== What needs to be done ==
Report every line from the following entries that contains the string "base".

== Dataset records ==
---*---

int flame_hip_graph_upload(flame_hip_graph* g, const float* pos, const int32_t* edges,
                           const float* alpha, const float* beta, const float* z,
                           const float* wgt, const float* x0, const int32_t* tris) {
  RoctxRange roctx_("flame_hip_graph_upload");
  if (!g) return FLAME_HIP_ERR_ARG;
  const int32_t V = g->V, E = g->E;
  if (edges != g->sync.edges.data()) g->synced = false;
  g->sync_on_device = false;
  g->beta_is_alpha = false;
  if ((V > 0 && (!pos || !z || !wgt)) || (E > 0 && (!edges || !alpha || !beta)))
    return FLAME_HIP_ERR_ARG;
  g->uploaded = false;
  const GraphOptScope opt_scope(g, V);
  int rc;
  auto device_plan = [&]() -> int {
    int r = upload_device_plan(g, pos, edges, alpha, beta, z, wgt, x0, tris);
    if (r <= 0) {
      (void)hipStreamSynchronize(g->stream);
      (void)hipStreamSynchronize(g->stream_in);
    }
    return r;
  };
  if (g->device >= 0) {
    HIPCHK(hipSetDevice(g->device));
    HIPCHK(wait_last_solve(g));
    HIPCHK(hipStreamSynchronize(g->stream));
    persist_discard(g);
    HIPCHK(hipStreamSynchronize(g->stream_in));
    HIPCHK(g->planner.wait_maps());
    g->drop_execs();
    g->solves_since_upload = 0;
    g->lanes_applied = false;
    rc = device_plan();
    if (rc < 0) return rc;
  } else {
    rc = 0;
  }
  bool dev_plan = rc == 1;
  if (!dev_plan) {
    if (!all_finite(pos, 2 * (size_t)V) || !all_finite(z, V) || !all_finite(wgt, V) ||
        !all_finite(alpha, E) || !all_finite(beta, E) || (x0 && !all_finite(x0, V)))
      return FLAME_HIP_ERR_NAN;
    g->plan.on_device = false;
    g->host_perms = true;
    const bool auto_single = g->device >= 0 && g->plan_device && g->opt.tile_own <= 0 && g->opt.batch_voff.empty() &&
                             plan_sizing(g->opt, V, E).single;
    g->opt.single_only = auto_single;
    rc = build_plan(g->opt, V, E, g->T, pos, edges, alpha, beta, tris, &g->plan);
    g->opt.single_only = false;
    if (rc == kPlanSingleNoFit) {
      g->single_cap = std::min(g->single_cap, std::max(V - 1, 0));
      g->opt.single_max = std::min(g->opt.single_max, g->single_cap);
      rc = device_plan();
      if (rc < 0) return rc;
      dev_plan = rc == 1;
      if (!dev_plan) {
        g->plan.on_device = false;
        g->host_perms = true;
        rc = build_plan(g->opt, V, E, g->T, pos, edges, alpha, beta, tris, &g->plan);
      }
    }
    if (!dev_plan && rc != 0) return rc;
  }
  const Plan& P = g->plan;
  if (!dev_plan) {
// ... 185 lines not shown
        if (!(sc > 0.0f)) sc = 1.0f;
      }
      auto al = [](size_t v) { return (v + 63) & ~(size_t)63; };
      const size_t o_tris = 0, o_pos = al(sizeof(int32_t) * 3 * (size_t)T), o_mu = o_pos + al(sizeof(float2) * (size_t)V);
      const size_t o_var = o_mu + al(sizeof(float) * (size_t)V), o_pred = o_var + al(sizeof(float) * (size_t)V);
      const size_t in_total = o_pred + (prediction ? al(sizeof(float) * (size_t)V) : 0);
      if ((rc = dev_alloc(g->caps, &g->in_stage, in_total))) return rc;
      HIPCHK(g->pin_in.reserve(in_total));
      if (!tris_dev) std::memcpy(g->pin_in.base + o_tris, tris, sizeof(int32_t) * 3 * (size_t)T);
      std::memcpy(g->pin_in.base + o_pos, pos, sizeof(float2) * (size_t)V);
      std::memcpy(g->pin_in.base + o_mu, idepth_mu, sizeof(float) * (size_t)V);
      std::memcpy(g->pin_in.base + o_var, idepth_var, sizeof(float) * (size_t)V);
      if (prediction) std::memcpy(g->pin_in.base + o_pred, prediction, sizeof(float) * (size_t)V);
      const char* src = g->pin_in.base;
      lap("H2D all");
      DevPlanner::MiniSync ms;
      ms.tris = tris_dev ? tris_dev : reinterpret_cast<const int32_t*>(src + o_tris);
      ms.pos = reinterpret_cast<const float2*>(src + o_pos);
      ms.mu = reinterpret_cast<const float*>(src + o_mu);
      ms.var = reinterpret_cast<const float*>(src + o_var);
      ms.pred = (use_pred) ? reinterpret_cast<const float*>(src + o_pred) : nullptr;
      ms.scale = sc;
      ms.adaptive = sp->adaptive_data_weights; ms.init_pred = sp->init_with_prediction;
      ms.z = g->in_z; ms.wgt = g->in_wgt; ms.x0 = g->in_x0; ms.edges = g->in_edges; ms.alpha = g->in_alpha;
      ms.dflags = g->dflags;
      g->planner.offer_mini(ms);
      const int32_t V0 = g->V, E0 = g->E, T0 = g->T;
      g->V = V; g->E = expected_E; g->T = T;
      g->uploaded = false;
      g->n_send_v = g->n_send_e = g->n_recv_v = g->n_recv_e = 0;
      g->drop_execs();
      g->solves_since_upload = 0;
      g->lanes_applied = false;
      g->beta_is_alpha = true;
      g->spec_edges = true;
      rc = upload_device_plan(g, nullptr, nullptr, nullptr, nullptr, nullptr, nullptr, nullptr, nullptr, true, true);
      g->spec_edges = false;
      g->planner.withdraw_mini();
      if (g->planner.mini_used() && rc == 1) {
        g->plan_mini_used = true;
        g->euler_backoff = 0;
        g->euler_off = (int32_t)((int64_t)g->E - V - T);
        if ((rc = finish_upload(g))) return rc;
        g->synced = true;
        g->sync_on_device = true;
        g->sync.scale = sc;
        if (scale) *scale = sc;
        return 0;
      }
      if (rc < 0) return rc;
      (void)hipStreamSynchronize(s);
      if (rc == 2 && g->planner.mini_used()) {
        g->euler_backoff = std::min(16, std::max(1, 2 * g->euler_backoff));
        g->euler_skip = g->euler_backoff;
        expected_E = -1;
      }
      g->V = V0; g->E = E0; g->T = T0;
      HIPCHK(hipMemsetAsync(g->dflags, 0, 8 * sizeof(int32_t), s));
    }
    if (tris_dev) {
      HIPCHK(hipMemcpyAsync(g->in_tris, tris_dev, sizeof(int32_t) * 3 * (size_t)T, hipMemcpyDeviceToDevice, s));
    } else {
      HIPCHK(stage(g->in_tris, tris, sizeof(int32_t) * 3 * (size_t)T));
      HIPCHK(staged_for());
    }
    lap("H2D triangles");
    HIPCHK(g->planner.edges_from_tris(s, V, T, g->in_tris, g->in_pos, g->in_edges, g->in_alpha, &E, &index_error, g->dflags,
                                      [&]() {
                                        stage_err = stage(g->in_mu, idepth_mu, sizeof(float) * (size_t)V);
                                        if (stage_err == hipSuccess) stage_err = stage(g->in_var, idepth_var, sizeof(float) * (size_t)V);
                                        if (stage_err == hipSuccess && prediction)
                                          stage_err = stage(g->in_pred, prediction, sizeof(float) * (size_t)V);
                                        if (stage_err == hipSuccess) stage_err = staged_for();
                                        vrc = validate();
                                        if (vrc == 0 && sp->rescale_data) {
                                          double acc = 0.0;
                                          for (int32_t v = 0; v < V; ++v) acc += (double)idepth_mu[v];
                                          sc = (float)(acc / (double)V);
                                          if (!(sc > 0.0f)) sc = 1.0f;
                                        }
                                      }, expected_E,
                                      [&]() {
                                        hipError_t e = stage(g->in_pos, pos, sizeof(float2) * (size_t)V);
                                        return e != hipSuccess ? e : staged_for();
                                      }));
    HIPCHK(stage_err);
    lap("edges_from_tris");
    if (vrc || index_error) g->uploaded = false;
    if (vrc) return vrc;
    if (index_error) return FLAME_HIP_ERR_ARG;
    HIPCHK(g->planner.sync_data(s, V, g->in_mu, g->in_var, use_pred ? g->in_pred : nullptr, sc, sp->adaptive_data_weights,
                                sp->init_with_prediction, g->in_z, g->in_wgt, g->in_x0, g->dflags));
    g->V = V; g->E = E; g->T = T;
    g->uploaded = false;
    g->n_send_v = g->n_send_e = g->n_recv_v = g->n_recv_e = 0;
    g->drop_execs();
    g->solves_since_upload = 0;
    g->lanes_applied = false;
    g->beta_is_alpha = true;
    g->spec_edges = expected_E >= 0;
    rc = upload_device_plan(g, nullptr, nullptr, nullptr, nullptr, nullptr, nullptr, nullptr, nullptr, true, true);
    g->spec_edges = false;
    if (rc == 2) {
      E = g->true_edges;
      g->euler_backoff = std::min(16, std::max(1, 2 * g->euler_backoff));
      g->euler_skip = g->euler_backoff;
      if (E < 0 || E > 3 * (int64_t)T) return FLAME_HIP_ERR_ARG;
      g->E = E;
      rc = upload_device_plan(g, nullptr, nullptr, nullptr, nullptr, nullptr, nullptr, nullptr, nullptr, true, true);
    } else if (expected_E >= 0) {
      g->euler_backoff = 0;
    }
    if (rc == 1 || rc == 0) g->euler_off = (int32_t)((int64_t)g->E - V - T);
    if (rc <= 0) (void)hipStreamSynchronize(s);
    if (rc < 0) return rc;
    if (rc == 1) {
      if ((rc = finish_upload(g))) return rc;
      g->synced = true;
      g->sync_on_device = true;
      g->sync.scale = sc;
      if (scale) *scale = sc;
      return 0;
    }
  }
  if ((rc = validate())) return rc;
  if (tris_dev && !(tris = g->dt.host_list())) return FLAME_HIP_ERR_HIP;
  rc = graph_sync_host(*sp, V, T, pos, idepth_mu, idepth_var, tris, prediction, &g->sync);
  if (rc) return rc;
  const int32_t E = (int32_t)(g->sync.edges.size() / 2);
  if ((rc = flame_hip_graph_resize(g, V, E, T))) return rc;
  const SyncOut& S = g->sync;
// ... 248 lines not shown
    return 1;
  }
  g->queued.clear(); g->qsnap_valid = false;
  const bool can = g->persist_used && unchecked <= 1 && g->state_serial == g->solve_serial + (uint64_t)own_marks && g->last_iters > 0;
  g->persist_used = false;
  if (!can) {
    g->uploaded = false;
    return FLAME_HIP_ERR_STATE;
  }
  hipStream_t s = g->last_stream ? g->last_stream : g->stream;
  int cur_out = 0, launches = 0;
  HIPCHK(hipEventRecord(g->ev0, s));
  g->persist_skip_once = true;
  int rc = enqueue_iterations(g, g->last_sp, g->last_iters, s, g->last_src, &cur_out, &launches);
  g->persist_skip_once = false;
  if (rc) return rc;
  g->cur = cur_out;
  g->state_serial++;
  g->last_launches = launches;
  HIPCHK(hipEventRecord(g->ev1, s));
  ++g->persist_recovered;
  return 1;
}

---*---

== Solution ==
      if (!tris_dev) std::memcpy(g->pin_in.base + o_tris, tris, sizeof(int32_t) * 3 * (size_t)T);
      std::memcpy(g->pin_in.base + o_pos, pos, sizeof(float2) * (size_t)V);
      std::memcpy(g->pin_in.base + o_mu, idepth_mu, sizeof(float) * (size_t)V);
      std::memcpy(g->pin_in.base + o_var, idepth_var, sizeof(float) * (size_t)V);
      if (prediction) std::memcpy(g->pin_in.base + o_pred, prediction, sizeof(float) * (size_t)V);
      const char* src = g->pin_in.base;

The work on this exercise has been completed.